◆ **Problem requirements**: Whenever a line of the entries below holds the string "SEGB", copy that line and return it.
-- Opening Marker --
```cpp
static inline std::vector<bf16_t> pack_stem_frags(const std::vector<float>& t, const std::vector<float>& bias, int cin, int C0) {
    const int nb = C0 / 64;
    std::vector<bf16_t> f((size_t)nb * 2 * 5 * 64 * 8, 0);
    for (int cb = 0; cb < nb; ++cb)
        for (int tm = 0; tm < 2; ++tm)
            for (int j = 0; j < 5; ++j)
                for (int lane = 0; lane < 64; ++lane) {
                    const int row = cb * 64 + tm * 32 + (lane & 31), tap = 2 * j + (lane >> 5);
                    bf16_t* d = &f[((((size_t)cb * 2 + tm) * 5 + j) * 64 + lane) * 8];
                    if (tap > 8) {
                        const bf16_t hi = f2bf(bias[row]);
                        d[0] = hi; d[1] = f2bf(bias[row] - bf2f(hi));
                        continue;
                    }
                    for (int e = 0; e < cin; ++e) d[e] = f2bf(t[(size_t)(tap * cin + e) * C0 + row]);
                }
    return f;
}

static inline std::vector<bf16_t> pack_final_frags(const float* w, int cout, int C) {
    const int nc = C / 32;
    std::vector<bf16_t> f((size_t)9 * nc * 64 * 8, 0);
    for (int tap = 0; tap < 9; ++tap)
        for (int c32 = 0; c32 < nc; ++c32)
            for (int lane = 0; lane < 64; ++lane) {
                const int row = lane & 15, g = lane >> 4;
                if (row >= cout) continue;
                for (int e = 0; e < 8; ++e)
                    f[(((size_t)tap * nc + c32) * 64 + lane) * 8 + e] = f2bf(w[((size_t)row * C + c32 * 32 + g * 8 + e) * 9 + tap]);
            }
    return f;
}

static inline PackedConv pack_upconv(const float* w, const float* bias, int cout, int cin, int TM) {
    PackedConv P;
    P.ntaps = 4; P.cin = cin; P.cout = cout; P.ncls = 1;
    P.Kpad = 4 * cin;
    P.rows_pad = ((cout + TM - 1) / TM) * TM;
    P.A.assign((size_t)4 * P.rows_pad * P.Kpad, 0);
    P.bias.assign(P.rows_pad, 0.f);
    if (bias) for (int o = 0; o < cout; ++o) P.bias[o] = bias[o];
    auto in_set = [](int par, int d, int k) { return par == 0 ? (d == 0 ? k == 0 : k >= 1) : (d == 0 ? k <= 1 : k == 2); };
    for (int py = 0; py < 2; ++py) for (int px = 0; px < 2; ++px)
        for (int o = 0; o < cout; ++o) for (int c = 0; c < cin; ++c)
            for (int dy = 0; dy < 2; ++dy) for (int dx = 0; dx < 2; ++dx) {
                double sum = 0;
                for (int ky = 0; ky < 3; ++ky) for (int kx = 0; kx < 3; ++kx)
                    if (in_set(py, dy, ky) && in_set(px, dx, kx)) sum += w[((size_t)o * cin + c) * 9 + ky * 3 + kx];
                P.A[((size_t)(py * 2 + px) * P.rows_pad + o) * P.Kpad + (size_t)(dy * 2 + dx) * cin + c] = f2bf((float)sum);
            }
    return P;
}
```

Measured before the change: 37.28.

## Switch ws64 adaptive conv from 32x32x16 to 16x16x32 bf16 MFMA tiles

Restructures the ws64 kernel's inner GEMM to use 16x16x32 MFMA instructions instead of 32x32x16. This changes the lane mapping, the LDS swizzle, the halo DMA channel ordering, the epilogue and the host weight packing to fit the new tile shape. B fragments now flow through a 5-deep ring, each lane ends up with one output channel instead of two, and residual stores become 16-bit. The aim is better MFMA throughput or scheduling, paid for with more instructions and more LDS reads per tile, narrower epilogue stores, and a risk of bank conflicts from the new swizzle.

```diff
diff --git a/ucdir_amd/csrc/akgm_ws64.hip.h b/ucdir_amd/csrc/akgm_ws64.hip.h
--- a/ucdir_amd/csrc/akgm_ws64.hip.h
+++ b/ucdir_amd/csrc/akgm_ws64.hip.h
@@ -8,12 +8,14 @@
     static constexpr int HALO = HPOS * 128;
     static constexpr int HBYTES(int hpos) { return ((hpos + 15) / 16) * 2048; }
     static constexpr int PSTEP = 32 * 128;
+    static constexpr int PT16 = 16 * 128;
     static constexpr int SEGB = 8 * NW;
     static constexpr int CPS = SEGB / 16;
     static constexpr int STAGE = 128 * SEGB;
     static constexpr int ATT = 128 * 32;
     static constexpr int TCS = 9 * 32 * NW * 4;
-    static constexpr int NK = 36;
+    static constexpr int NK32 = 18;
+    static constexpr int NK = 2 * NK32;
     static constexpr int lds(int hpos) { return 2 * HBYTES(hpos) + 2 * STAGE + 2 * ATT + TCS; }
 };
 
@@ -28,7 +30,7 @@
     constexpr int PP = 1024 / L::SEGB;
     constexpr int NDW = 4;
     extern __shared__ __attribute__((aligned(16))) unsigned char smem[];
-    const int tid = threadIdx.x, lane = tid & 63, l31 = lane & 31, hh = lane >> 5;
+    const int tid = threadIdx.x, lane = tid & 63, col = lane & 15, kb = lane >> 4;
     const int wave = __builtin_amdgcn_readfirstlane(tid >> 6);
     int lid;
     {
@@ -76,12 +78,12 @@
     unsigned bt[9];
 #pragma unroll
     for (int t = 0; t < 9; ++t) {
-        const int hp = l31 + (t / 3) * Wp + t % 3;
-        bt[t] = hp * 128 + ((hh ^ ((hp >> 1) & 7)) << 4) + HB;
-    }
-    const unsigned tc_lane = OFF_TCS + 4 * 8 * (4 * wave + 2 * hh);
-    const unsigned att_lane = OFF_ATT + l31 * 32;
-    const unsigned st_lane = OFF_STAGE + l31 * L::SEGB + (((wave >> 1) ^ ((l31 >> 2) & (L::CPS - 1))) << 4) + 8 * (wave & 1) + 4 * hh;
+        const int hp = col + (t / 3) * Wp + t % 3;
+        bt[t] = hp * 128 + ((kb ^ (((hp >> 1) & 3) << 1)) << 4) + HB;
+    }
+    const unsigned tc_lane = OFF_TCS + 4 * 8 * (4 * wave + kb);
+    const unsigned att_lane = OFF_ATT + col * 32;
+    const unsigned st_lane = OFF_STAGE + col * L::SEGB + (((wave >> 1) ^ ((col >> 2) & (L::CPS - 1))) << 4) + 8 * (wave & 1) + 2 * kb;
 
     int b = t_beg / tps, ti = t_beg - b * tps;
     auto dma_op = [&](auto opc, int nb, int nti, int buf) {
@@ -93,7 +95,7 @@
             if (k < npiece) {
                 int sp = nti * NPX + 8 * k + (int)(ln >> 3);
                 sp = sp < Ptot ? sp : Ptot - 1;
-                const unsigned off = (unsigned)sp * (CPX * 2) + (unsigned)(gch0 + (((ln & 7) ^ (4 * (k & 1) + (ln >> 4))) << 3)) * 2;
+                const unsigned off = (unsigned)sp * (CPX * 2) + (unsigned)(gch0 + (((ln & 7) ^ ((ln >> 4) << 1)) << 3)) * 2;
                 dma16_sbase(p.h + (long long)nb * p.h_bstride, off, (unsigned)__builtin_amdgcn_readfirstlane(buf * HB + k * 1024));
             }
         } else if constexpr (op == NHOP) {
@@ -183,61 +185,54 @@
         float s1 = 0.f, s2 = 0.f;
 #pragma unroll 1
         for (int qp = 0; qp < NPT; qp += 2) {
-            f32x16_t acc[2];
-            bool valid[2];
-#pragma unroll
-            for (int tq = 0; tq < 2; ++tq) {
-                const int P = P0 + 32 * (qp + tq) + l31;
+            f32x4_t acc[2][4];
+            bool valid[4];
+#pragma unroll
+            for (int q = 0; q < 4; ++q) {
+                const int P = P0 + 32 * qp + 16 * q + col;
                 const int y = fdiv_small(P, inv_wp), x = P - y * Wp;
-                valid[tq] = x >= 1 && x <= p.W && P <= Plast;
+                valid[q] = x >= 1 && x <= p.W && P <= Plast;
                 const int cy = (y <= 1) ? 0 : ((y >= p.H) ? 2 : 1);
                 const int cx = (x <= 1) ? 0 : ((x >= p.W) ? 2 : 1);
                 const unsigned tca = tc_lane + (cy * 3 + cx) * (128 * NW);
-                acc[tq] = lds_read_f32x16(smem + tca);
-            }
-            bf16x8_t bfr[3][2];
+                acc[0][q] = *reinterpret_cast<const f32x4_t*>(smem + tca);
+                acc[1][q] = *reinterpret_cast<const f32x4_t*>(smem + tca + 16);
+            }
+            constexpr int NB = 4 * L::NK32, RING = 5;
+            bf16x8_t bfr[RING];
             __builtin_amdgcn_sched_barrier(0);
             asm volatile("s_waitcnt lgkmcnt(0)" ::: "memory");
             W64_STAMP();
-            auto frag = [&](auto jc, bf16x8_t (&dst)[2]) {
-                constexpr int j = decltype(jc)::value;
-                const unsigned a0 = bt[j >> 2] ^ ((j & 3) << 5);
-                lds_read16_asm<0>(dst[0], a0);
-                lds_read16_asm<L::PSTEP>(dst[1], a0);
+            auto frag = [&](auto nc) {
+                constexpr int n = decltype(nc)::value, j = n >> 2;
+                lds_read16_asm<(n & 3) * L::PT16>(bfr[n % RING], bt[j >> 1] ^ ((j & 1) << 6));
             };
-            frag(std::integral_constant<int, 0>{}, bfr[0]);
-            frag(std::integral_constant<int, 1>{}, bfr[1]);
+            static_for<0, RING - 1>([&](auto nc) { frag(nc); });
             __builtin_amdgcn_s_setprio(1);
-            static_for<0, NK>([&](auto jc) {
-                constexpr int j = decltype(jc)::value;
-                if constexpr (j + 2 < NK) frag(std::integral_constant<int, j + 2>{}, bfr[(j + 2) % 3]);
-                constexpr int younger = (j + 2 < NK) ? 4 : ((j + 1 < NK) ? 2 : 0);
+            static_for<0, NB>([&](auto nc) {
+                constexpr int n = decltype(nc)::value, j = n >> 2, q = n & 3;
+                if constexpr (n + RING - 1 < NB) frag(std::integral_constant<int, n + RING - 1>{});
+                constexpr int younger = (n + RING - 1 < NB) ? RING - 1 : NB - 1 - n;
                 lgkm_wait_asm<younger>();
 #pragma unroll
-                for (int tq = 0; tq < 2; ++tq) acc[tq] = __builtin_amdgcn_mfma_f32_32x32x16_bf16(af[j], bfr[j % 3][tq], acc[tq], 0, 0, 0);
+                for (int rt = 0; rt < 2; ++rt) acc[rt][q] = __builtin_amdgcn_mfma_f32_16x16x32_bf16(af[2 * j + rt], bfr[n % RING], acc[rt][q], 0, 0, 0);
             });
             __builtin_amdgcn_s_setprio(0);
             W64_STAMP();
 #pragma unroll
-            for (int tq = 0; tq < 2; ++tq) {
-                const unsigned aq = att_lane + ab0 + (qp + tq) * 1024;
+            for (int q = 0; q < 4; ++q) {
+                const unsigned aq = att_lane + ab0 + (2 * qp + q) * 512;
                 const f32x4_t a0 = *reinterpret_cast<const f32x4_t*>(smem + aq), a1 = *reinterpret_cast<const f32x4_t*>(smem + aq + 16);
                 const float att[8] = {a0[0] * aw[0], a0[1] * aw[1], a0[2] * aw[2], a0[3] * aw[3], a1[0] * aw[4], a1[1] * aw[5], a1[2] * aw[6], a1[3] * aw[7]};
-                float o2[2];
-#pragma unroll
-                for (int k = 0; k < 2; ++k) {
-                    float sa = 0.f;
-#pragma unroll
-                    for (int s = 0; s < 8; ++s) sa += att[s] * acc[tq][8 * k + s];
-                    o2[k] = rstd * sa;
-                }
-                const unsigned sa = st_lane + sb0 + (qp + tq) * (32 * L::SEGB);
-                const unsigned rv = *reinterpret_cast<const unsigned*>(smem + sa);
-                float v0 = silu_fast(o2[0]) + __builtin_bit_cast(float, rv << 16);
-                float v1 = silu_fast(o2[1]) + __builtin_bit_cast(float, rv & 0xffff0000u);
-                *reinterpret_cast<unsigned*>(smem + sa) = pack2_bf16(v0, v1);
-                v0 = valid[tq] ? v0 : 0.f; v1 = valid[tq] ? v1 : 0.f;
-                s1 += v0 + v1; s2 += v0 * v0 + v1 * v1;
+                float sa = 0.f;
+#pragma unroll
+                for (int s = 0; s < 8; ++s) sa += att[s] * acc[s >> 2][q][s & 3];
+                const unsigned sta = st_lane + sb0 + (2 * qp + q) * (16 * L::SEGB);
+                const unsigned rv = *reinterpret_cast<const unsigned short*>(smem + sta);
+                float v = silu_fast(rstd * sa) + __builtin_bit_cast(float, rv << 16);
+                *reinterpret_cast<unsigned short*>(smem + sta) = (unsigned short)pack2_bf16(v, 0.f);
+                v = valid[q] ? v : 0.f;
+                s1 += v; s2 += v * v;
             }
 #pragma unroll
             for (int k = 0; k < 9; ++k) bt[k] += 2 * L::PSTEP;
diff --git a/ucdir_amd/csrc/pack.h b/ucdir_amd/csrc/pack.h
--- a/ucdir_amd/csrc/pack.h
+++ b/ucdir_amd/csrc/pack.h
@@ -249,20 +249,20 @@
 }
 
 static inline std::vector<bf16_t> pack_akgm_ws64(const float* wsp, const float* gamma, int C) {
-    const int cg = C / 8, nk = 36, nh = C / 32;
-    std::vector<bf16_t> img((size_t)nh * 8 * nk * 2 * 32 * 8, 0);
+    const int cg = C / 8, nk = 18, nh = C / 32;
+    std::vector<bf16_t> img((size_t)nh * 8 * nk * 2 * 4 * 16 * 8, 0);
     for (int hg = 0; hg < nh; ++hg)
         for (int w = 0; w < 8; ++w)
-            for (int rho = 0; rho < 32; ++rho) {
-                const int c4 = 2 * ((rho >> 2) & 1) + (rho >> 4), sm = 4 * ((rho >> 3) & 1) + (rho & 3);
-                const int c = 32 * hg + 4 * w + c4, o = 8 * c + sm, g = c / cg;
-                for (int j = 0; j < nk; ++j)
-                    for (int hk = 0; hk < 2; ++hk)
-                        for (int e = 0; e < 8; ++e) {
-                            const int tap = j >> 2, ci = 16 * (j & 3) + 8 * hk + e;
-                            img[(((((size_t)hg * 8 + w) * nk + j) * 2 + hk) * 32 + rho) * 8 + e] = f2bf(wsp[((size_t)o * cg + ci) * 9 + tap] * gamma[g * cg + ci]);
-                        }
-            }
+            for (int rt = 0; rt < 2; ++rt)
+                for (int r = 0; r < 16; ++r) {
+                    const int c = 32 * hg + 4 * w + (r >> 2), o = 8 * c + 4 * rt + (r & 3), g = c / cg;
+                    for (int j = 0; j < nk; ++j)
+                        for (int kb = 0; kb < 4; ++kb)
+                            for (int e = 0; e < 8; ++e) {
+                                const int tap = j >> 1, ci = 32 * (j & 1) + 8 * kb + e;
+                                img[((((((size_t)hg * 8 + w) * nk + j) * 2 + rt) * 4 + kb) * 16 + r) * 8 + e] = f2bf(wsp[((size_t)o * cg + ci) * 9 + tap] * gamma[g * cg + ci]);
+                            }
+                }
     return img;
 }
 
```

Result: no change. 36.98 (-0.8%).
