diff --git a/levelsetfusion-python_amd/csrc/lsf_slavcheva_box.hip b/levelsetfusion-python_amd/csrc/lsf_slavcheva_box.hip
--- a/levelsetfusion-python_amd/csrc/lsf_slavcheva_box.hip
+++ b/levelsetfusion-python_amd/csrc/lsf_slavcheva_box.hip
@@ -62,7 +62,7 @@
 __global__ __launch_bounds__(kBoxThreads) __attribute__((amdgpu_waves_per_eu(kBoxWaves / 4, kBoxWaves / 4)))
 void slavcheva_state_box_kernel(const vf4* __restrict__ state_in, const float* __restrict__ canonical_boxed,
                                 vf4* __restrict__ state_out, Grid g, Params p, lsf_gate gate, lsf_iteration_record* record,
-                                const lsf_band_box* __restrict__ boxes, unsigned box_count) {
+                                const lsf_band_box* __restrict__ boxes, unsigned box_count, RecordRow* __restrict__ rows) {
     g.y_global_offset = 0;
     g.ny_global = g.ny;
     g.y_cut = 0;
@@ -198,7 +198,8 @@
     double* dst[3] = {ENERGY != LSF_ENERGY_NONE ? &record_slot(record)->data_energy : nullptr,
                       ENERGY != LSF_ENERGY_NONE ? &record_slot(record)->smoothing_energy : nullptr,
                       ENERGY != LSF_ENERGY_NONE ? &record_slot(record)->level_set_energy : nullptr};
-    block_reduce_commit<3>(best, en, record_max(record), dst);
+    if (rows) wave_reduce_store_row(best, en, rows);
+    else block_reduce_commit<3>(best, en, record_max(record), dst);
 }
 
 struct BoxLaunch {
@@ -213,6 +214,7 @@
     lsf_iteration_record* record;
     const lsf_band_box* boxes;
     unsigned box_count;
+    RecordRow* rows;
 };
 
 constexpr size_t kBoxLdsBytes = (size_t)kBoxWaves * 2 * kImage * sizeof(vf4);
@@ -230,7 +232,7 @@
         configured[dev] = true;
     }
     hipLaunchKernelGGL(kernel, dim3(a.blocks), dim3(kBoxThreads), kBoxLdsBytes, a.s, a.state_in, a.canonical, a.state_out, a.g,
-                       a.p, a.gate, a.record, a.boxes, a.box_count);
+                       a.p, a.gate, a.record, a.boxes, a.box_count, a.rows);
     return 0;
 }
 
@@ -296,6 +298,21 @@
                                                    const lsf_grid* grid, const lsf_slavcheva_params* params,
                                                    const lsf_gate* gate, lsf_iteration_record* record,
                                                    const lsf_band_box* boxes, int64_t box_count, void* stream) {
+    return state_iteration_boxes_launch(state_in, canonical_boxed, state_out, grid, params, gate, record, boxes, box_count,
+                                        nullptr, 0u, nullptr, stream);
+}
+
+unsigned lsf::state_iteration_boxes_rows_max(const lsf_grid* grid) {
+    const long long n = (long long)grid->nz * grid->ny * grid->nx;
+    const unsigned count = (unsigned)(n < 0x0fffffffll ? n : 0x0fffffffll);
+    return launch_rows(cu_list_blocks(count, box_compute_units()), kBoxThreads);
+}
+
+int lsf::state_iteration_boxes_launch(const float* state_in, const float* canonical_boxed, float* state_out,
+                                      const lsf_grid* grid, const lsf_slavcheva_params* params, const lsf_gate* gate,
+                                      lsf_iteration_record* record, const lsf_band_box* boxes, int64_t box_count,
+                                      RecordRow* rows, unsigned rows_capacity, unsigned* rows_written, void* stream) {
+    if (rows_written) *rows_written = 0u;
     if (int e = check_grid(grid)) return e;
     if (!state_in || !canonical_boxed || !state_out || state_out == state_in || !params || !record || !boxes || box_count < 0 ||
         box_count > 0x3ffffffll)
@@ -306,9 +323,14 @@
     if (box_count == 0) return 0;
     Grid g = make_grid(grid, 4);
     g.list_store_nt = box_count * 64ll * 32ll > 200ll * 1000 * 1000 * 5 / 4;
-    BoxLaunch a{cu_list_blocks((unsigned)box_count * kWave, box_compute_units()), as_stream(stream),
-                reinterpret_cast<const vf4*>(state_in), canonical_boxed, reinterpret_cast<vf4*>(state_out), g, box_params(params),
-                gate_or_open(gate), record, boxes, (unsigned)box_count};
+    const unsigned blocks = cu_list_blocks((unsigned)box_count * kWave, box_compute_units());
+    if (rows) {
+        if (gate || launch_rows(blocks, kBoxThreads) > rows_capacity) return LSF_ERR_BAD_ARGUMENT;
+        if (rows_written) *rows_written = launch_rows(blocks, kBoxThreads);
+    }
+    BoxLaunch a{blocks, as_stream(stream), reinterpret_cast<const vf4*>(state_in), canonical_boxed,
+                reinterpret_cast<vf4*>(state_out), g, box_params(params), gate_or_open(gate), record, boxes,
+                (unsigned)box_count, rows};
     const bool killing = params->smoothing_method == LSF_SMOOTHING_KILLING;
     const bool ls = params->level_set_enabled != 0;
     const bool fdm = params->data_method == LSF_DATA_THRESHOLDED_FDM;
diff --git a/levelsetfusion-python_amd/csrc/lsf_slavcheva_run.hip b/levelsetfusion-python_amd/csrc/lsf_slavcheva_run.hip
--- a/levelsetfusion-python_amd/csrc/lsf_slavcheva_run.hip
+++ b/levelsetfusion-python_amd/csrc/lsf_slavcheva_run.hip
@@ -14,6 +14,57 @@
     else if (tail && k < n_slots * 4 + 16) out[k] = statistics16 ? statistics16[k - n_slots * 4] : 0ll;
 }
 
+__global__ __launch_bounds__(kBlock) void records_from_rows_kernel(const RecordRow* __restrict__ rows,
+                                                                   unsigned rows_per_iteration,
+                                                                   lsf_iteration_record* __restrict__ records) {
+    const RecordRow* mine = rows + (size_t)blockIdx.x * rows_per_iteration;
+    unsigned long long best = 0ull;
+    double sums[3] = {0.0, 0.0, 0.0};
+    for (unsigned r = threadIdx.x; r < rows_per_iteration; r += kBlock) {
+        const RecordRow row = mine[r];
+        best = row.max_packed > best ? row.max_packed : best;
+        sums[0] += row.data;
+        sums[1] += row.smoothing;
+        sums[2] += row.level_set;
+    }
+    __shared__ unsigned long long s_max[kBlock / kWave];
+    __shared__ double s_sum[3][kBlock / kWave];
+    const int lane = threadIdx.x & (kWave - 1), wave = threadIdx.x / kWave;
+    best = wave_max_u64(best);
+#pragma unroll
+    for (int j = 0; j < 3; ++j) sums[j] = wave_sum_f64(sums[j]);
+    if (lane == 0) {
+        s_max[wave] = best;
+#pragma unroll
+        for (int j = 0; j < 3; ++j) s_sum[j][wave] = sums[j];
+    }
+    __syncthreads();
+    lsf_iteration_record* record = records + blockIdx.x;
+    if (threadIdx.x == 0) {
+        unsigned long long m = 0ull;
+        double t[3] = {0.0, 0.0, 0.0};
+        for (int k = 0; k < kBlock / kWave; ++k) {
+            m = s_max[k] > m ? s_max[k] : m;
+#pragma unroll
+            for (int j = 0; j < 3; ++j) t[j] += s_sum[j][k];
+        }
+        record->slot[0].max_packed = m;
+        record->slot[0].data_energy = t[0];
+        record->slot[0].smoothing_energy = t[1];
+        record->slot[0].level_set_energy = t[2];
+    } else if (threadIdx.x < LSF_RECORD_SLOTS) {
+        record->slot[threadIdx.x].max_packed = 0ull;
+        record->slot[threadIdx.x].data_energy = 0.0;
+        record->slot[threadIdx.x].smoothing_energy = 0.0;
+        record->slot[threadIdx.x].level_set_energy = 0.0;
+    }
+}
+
-- Closing Marker --
◆ **Output**:
     static constexpr int SEGB = 8 * NW;
     static constexpr int CPS = SEGB / 16;
     static constexpr int STAGE = 128 * SEGB;
     constexpr int PP = 1024 / L::SEGB;
-    const unsigned st_lane = OFF_STAGE + l31 * L::SEGB + (((wave >> 1) ^ ((l31 >> 2) & (L::CPS - 1))) << 4) + 8 * (wave & 1) + 4 * hh;
+    const unsigned st_lane = OFF_STAGE + col * L::SEGB + (((wave >> 1) ^ ((col >> 2) & (L::CPS - 1))) << 4) + 8 * (wave & 1) + 2 * kb;
-                const unsigned sa = st_lane + sb0 + (qp + tq) * (32 * L::SEGB);
+                const unsigned sta = st_lane + sb0 + (2 * qp + q) * (16 * L::SEGB);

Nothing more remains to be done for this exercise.